You say on your website that you have always wanted to be a writer. How did you know it was journalism/non-fiction you wanted to do and not creative writing?
I started out creative writing as a very young child. According to my grandmother, I used to write stories when I was just five or six, and I've seen old movie footage of me writing some sort of a little book when I was just three years old. I still am a closet fiction writer, but I'm alsovery pragmatic. When I got older--about 5th grade--I decided that journalism and non-fiction would probably be my main focus, with fiction on the side as a "someday" thing. I have written one novel, which I tried to sell for a short time and then put down, and have since picked back up again and am actively trying to sell. I have also written half of another novel, which contains a character from the first book. I really like both forms of writing, because they are so different and satisfying in their own ways.
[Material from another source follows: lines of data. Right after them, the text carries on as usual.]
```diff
@@ -566,28 +621,15 @@
                 m1 += v[e];
                 m2 += v[e] * v[e];
             }
-            *reinterpret_cast<float4*>(s_pre + r * Fp + c0) = make_float4(v[0], v[1], v[2], v[3]);
-        }
+            if (col_ok) *reinterpret_cast<float4*>(s_pre + r * Fp + c0) = make_float4(v[0], v[1], v[2], v[3]);
+        };
+        int c0 = q * 4;
+        for (; c0 + TPR * 4 < Fp; c0 += TPR * 4) slab_pass(c0, [] {});
+        if (__builtin_amdgcn_ballot_w64(c0 < Fp) != 0) slab_pass(c0, issue_ahead);
+        else issue_ahead();
     }
 
     HC_STAMP(6);
-    const int nkt = (PA - 8) / 32, NT = (Op + 15) / 16;
-    const int nks = (nkt + 15) / 16, n_items = ((NT + 1) / 2) * nks;
-    const int kg8 = (lane >> 4) * 8;
-    const int arow = (lane & 15) * PA + kg8;
-    auto issue_w = [&](float (&v)[2][HC_KU][8], int item) {
-        const int pair = item / nks, ksb = wave + 16 * (item - pair * nks);
-#pragma unroll
-        for (int t = 0; t < 2; ++t)
-#pragma unroll
-            for (int u = 0; u < HC_KU; ++u) {
-                const int o = (pair * 2 + t) * 16 + (lane & 15), ks = ksb + HC_WAVES * u;
-                const bool ok = item < n_items && o < p.O && ks < nkt && ks * 32 + kg8 < Fp;
-                load8_aligned(ok ? p.W + (int64_t)o * Fp + ks * 32 + kg8 : zero_chunk(), v[t][u]);
-            }
-    };
-    float wv0[2][HC_KU][8], wv1[2][HC_KU][8];
-    issue_w(wv0, 0);
 
     float zv[SMAX][COLS];
     {
@@ -641,10 +683,16 @@
     for (int o = tid + HC_THREADS; o < Op; o += HC_THREADS) s_bias[o] = o < p.O ? p.bias[o] : 0.f;
     __syncthreads();
     HC_STAMP(1);
+    if (blockIdx.x == 0 && tid == 0) {
+        int t = *p.adam_count + 1;
+        *p.adam_count = t;
+        p.adam_consts[0] = (float)(1.0 - pow_int((double)p.b1, t));
+        p.adam_consts[1] = (float)(1.0 - pow_int((double)p.b2, t));
+    }
 
     {
         f32x4 acc[2];
-        auto run_item = [&](float (&v)[2][HC_KU][8], int item) {
+        auto run_item = [&](float (&v)[2][HC_KU][WN], int item) {
             const int pair = item / nks, ksi = item - pair * nks, ksb = wave + 16 * ksi;
             if (ksi == 0) {
                 acc[0] = acc[1] = f32x4{0.f, 0.f, 0.f, 0.f};
@@ -659,12 +707,12 @@
                 for (int t = 0; t < 2; ++t) {
                     bf16x8 bh, bl;
                     if constexpr (PASSES >= 2) {
-                        split8(v[t][u], bh, bl);
+                        s8_unpack(v[t][u], bh, bl);
                         if constexpr (PASSES >= 3)
                             mfma_acc(acc[t], ah, bl);
                         mfma_acc(acc[t], al, bh);
                     } else {
-                        round8(v[t][u], bh);
+                        bh = __builtin_bit_cast(bf16x8, f32x4{v[t][u][0], v[t][u][1], v[t][u][2], v[t][u][3]});
                     }
                     mfma_acc(acc[t], ah, bh);
                 }
@@ -676,24 +724,31 @@
                     const int o = (pair * 2 + t) * 16 + (lane & 15);
                     if (o < Op) {
 #pragma unroll
-                        for (int r = 0; r < 4; ++r) qpart[(wave * 16 + (lane >> 4) * 4 + r) * Op + o] = acc[t][r];
+                        for (int r = 0; r < 4; ++r) {
+                            const int row = (lane >> 4) * 4 + r;
+                            if (row < 2 * S) qpart[(wave * 16 + row) * Op + o] = acc[t][r];
+                        }
                     }
                 }
             }
         };
-        for (int item = 0; item < n_items; item += 2) {
-            issue_w(wv1, item + 1);
+        for (int item = 0; item < n_items; item += HC_RING) {
+            const bool more = item + HC_RING < n_items;
             run_item(wv0, item);
-            issue_w(wv0, item + 2);
+            if (more) issue_w(wv0, item + 3);
             if (item + 1 < n_items) run_item(wv1, item + 1);
-        }
-    }
-
-    auto issue_rows = [&](float (&w)[SMAX][4][COLS], int k0) {
+            if (more) issue_w(wv1, item + 4);
+            if (item + 2 < n_items) run_item(wv2, item + 2);
+            if (more) issue_w(wv2, item + 5);
+        }
+    }
+
+    constexpr int HB = SMAX * COLS >= 16 ? 2 : 4;
+    auto issue_rows = [&](float (&w)[SMAX][HB][COLS], int k0) {
 #pragma unroll
         for (int s = 0; s < SMAX; ++s)
 #pragma unroll
-            for (int u = 0; u < 4; ++u) {
+            for (int u = 0; u < HB; ++u) {
                 const bool on = s < S && k0 + u < K;
                 const float* wr = p.W + (int64_t)(on ? (p.oh + k0 + u) * A + act[s] : 0) * Fp;
 #pragma unroll
@@ -705,52 +760,89 @@
             }
     };
     HC_STAMP(2);
-    float wr0[SMAX][4][COLS], wr1[SMAX][4][COLS];
-    issue_rows(wr0, 0);
+    float wr0[SMAX][HB][COLS], wr1[SMAX][HB][COLS];
+    if (!rows_ahead) issue_rows(wr0, 0);
     __syncthreads();
-    for (int i = tid; i < 2 * S * Op; i += HC_THREADS) {
-        const int o = i % Op;
-        float v = qpart[i];
-#pragma unroll
-        for (int w = 1; w < HC_WAVES; ++w) v += qpart[w * 16 * Op + i];
-        s_q[i] = o < p.O ? v + s_bias[o] : 0.f;
-    }
-    __syncthreads();
 
     const float inv_b = 1.f / (float)p.B;
-    if (tid < S * K) {
-        const int s = tid / K, k = tid - s * K;
-        const int b = b0 + s;
+    auto td_tail = [&](int pr, int s, int k, int a, bool live, float qv, float tg) {
         float d = 0.f, td = 0.f;
-        int a = 0;
-        if (b < p.B) {
-            a = act[0];
-#pragma unroll
-            for (int i = 1; i < SMAX; ++i) a = s == i ? act[i] : a;
-            const float qv = s_q[s * Op + (p.oh + k) * A + a];
-            const float* nq = s_q + (S + s) * Op + k * A;
-            float mx = nq[0];
-            if (p.double_q) {
-                mx = nq[argmax_first(nq + p.oh * A, A)];
-            } else {
-                for (int j = 1; j < A; ++j) mx = fmaxf(mx, nq[j]);
-            }
-            float tg = td_r + (1.f - (float)td_term) * p.gamma_n * mx;
-            if (p.mu.tau > 0.f) {
-                const float* sv = s_q + s * Op + k * A;
-                tg = munchausen_target(td_r, 1.f - (float)td_term, p.gamma_n, sv[a], soft_value(sv, A, p.mu.tau), soft_value(nq, A, p.mu.tau), p.mu);
-            }
+        if (live) {
             d = qv - tg;
             td = td_loss(d, p.huber_delta);
-            if (p.q_values) p.q_values[(int64_t)b * K + k] = qv;
-            if (p.targets) p.targets[(int64_t)b * K + k] = tg;
+            if (p.q_values) p.q_values[(int64_t)(b0 + s) * K + k] = qv;
+            if (p.targets) p.targets[(int64_t)(b0 + s) * K + k] = tg;
         }
         const float w = p.loss_weights != nullptr ? td_w : 1.f;
         const float dd = td_dloss(d, p.huber_delta) * inv_b * w;
-        s_d[tid] = dd;
-        s_td[tid] = td;
-        s_wtd[tid] = td * w;
+        s_d[pr] = dd;
+        s_td[pr] = td;
+        s_wtd[pr] = td * w;
         s_dq[s * Op + (p.oh + k) * A + a] = dd;
+    };
+    if (tgt_par) {
+        auto q_at = [&](int row, int o) {
+            float v = qpart[row * Op + o];
+#pragma unroll
+            for (int w = 1; w < HC_WAVES; ++w) v += qpart[(w * 16 + row) * Op + o];
+            return o < p.O ? v + s_bias[o] : 0.f;
+        };
+        const int pr = min(pair_id, S * K - 1), s = pr / K, k = pr - s * K;
+        const int j = min(pair_lane, A - 1);
+        int a = act[0];
+#pragma unroll
+        for (int i = 1; i < SMAX; ++i) a = s == i ? act[i] : a;
+        const bool live = b0 + s < p.B;
+        if (!live) a = 0;
+        const float qv = q_at(s, (p.oh + k) * A + a);
+        float mx = q_at(S + s, k * A + j);
+        if (p.double_q) {
+            float sv = q_at(S + s, (p.oh + k) * A + j);
+            int si = j;
+            for (int off = tgt_g >> 1; off > 0; off >>= 1) {
+                const float ov = __shfl_xor(sv, off);
+                const int oi = __shfl_xor(si, off);
+                if (ov > sv || (ov == sv && oi < si)) { sv = ov; si = oi; }
+            }
+            mx = __shfl(mx, (lane & ~(tgt_g - 1)) + si);
+        } else {
+            for (int off = tgt_g >> 1; off > 0; off >>= 1) mx = fmaxf(mx, __shfl_xor(mx, off));
+        }
+        if (pair_lane == 0 && pair_id < S * K) td_tail(pr, s, k, a, live, qv, td_r + (1.f - (float)td_term) * p.gamma_n * mx);
+    } else {
+        for (int i = tid; i < 2 * S * Op; i += HC_THREADS) {
+            const int o = i % Op;
+            float v = qpart[i];
+#pragma unroll
+            for (int w = 1; w < HC_WAVES; ++w) v += qpart[w * 16 * Op + i];
+            s_q[i] = o < p.O ? v + s_bias[o] : 0.f;
+        }
+        __syncthreads();
+        if (tid < S * K) {
+            const int s = tid / K, k = tid - s * K;
+            const bool live = b0 + s < p.B;
+            float qv = 0.f, tg = 0.f;
+            int a = 0;
+            if (live) {
+                a = act[0];
+#pragma unroll
+                for (int i = 1; i < SMAX; ++i) a = s == i ? act[i] : a;
+                qv = s_q[s * Op + (p.oh + k) * A + a];
+                const float* nq = s_q + (S + s) * Op + k * A;
+                float mx = nq[0];
+                if (p.double_q) {
+                    mx = nq[argmax_first(nq + p.oh * A, A)];
+                } else {
+                    for (int j = 1; j < A; ++j) mx = fmaxf(mx, nq[j]);
+                }
+                tg = td_r + (1.f - (float)td_term) * p.gamma_n * mx;
+                if (p.mu.tau > 0.f) {
+                    const float* sv = s_q + s * Op + k * A;
+                    tg = munchausen_target(td_r, 1.f - (float)td_term, p.gamma_n, sv[a], soft_value(sv, A, p.mu.tau), soft_value(nq, A, p.mu.tau), p.mu);
+                }
+            }
+            td_tail(tid, s, k, a, live, qv, tg);
+        }
     }
     __syncthreads();
     for (int i = tid; i < S * Op; i += HC_THREADS) {
@@ -779,22 +871,33 @@
     for (int s = 0; s < SMAX; ++s)
 #pragma unroll
         for (int j = 0; j < COLS; ++j) da[s][j] = 0.f;
-    auto axpy_rows = [&](const float (&w)[SMAX][4][COLS], int k0) {
+    auto axpy_rows = [&](const float (&w)[SMAX][HB][COLS], int k0) {
 #pragma unroll
         for (int s = 0; s < SMAX; ++s)
 #pragma unroll
-            for (int u = 0; u < 4; ++u) {
+            for (int u = 0; u < HB; ++u) {
                 const bool on = s < S && k0 + u < K;
                 const float dd = on ? s_d[s * K + k0 + u] : 0.f;
 #pragma unroll
                 for (int j = 0; j < COLS; ++j) da[s][j] += dd * w[s][u][j];
             }
     };
-    for (int k0 = 0; k0 < K; k0 += 8) {
-        issue_rows(wr1, k0 + 4);
-        axpy_rows(wr0, k0);
-        issue_rows(wr0, k0 + 8);
-        if (k0 + 4 < K) axpy_rows(wr1, k0 + 4);
+    if (rows_ahead) {
+        if constexpr (HC_ROWS_AHEAD > 0) {
+#pragma unroll
+            for (int k = 0; k < HC_ROWS_AHEAD; ++k) {
+                const float dd = k < K ? s_d[k] : 0.f;
+#pragma unroll
+                for (int j = 0; j < COLS; ++j) da[0][j] += dd * wra[k][j];
+            }
+        }
+    } else {
+        for (int k0 = 0; k0 < K; k0 += 2 * HB) {
+            issue_rows(wr1, k0 + HB);
+            axpy_rows(wr0, k0);
+            issue_rows(wr0, k0 + 2 * HB);
+            if (k0 + HB < K) axpy_rows(wr1, k0 + HB);
+        }
     }
     HC_STAMP(4);
     float dg[COLS], db[COLS], dbias[COLS];
@@ -905,6 +1008,12 @@
         }
     }
     HC_STAMP(5);
+#if defined(ISDQN_DEV)
+    if (p.stamps != nullptr && threadIdx.x == 0) {
+#pragma unroll
+        for (int i = 0; i < 8; ++i) p.stamps[(int64_t)blockIdx.x * 8 + i] = hc_t[i];
+    }
+#endif
 #undef HC_STAMP
 }
 
@@ -2027,6 +2136,7 @@
     hp.row_pitch = (int64_t)hp.n_slabs * hid.out_p;
     hp.hbias = c.params + hid.b_off;
     hp.W = c.params + head.w_off; hp.bias = c.params + head.b_off;
+    hp.Wmir = c.wmir() + head.w_off;
     hp.gamma = hid.has_ln ? c.params + hid.g_off : nullptr;
     hp.beta = hid.has_ln ? c.params + hid.be_off : nullptr;
     hp.B = c.B; hp.S = c.hc_S; hp.F = hid.out_f; hp.Fp = hid.out_p; hp.O = P.nha; hp.Op = P.nha_p; hp.K = c.K; hp.oh = P.oh;
```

## Read head weights from pre-split mirror and exact-size slab reduction loop

Applied to the files above, without the earlier changes.

The head-chain kernel now loads the head weight matrix from a pre-split mirror buffer (Wm) and unpacks its hi/lo bf16 halves with s8_unpack. This replaces the per-use split8/round8 conversion from fp32. The slab reduction over split-K partials drops the fixed 32-wide clamped batches. It uses 16-wide, then 4-wide, then single-slab chunks, so clamped duplicate loads and predicated adds go away. The change depends on the mirror being kept current and matching the packed layout that s8_unpack expects.

New measurement: 4247 before, 4280 after, median of 6. No clear change (+0.8%).

```diff
diff --git a/is-dqn_amd/csrc/net_kernels.hip b/is-dqn_amd/csrc/net_kernels.hip
--- a/is-dqn_amd/csrc/net_kernels.hip
+++ b/is-dqn_amd/csrc/net_kernels.hip
@@ -421,6 +421,7 @@
     float* act;
     float* z;
     const float* W;
+    const float* Wm;
     const float* bias;
     const float* gamma;
     const float* beta;
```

With a degree in journalism, did you start off in newspapers, on staff or as a freelancer?
I started off as a free-lancer right out of college. While in college at California State University, Long Beach, I had the good fortune to take an Introduction to Free-lancing class with a teacher who also free-lanced. He is a member of ASJA (Mike Stein). I knew from the first class period that I had found what I wanted to do. He also encouraged me. I remember him writing on my final, which was a feature article: "You have the makings of a fine free-lancer." Stein was the only one who was encouraging, however, in terms of teachers. Other teachers were very pessimistic about free-lancing--I suspect because they didn't have luck with it themselves. One teacher asked the class what each of us were planning on doing once we graduated, and when I said free-lancing, he discouraged me in front of everyone and told me it was impossible to make a living at free-lancing. That just motivated me more, though.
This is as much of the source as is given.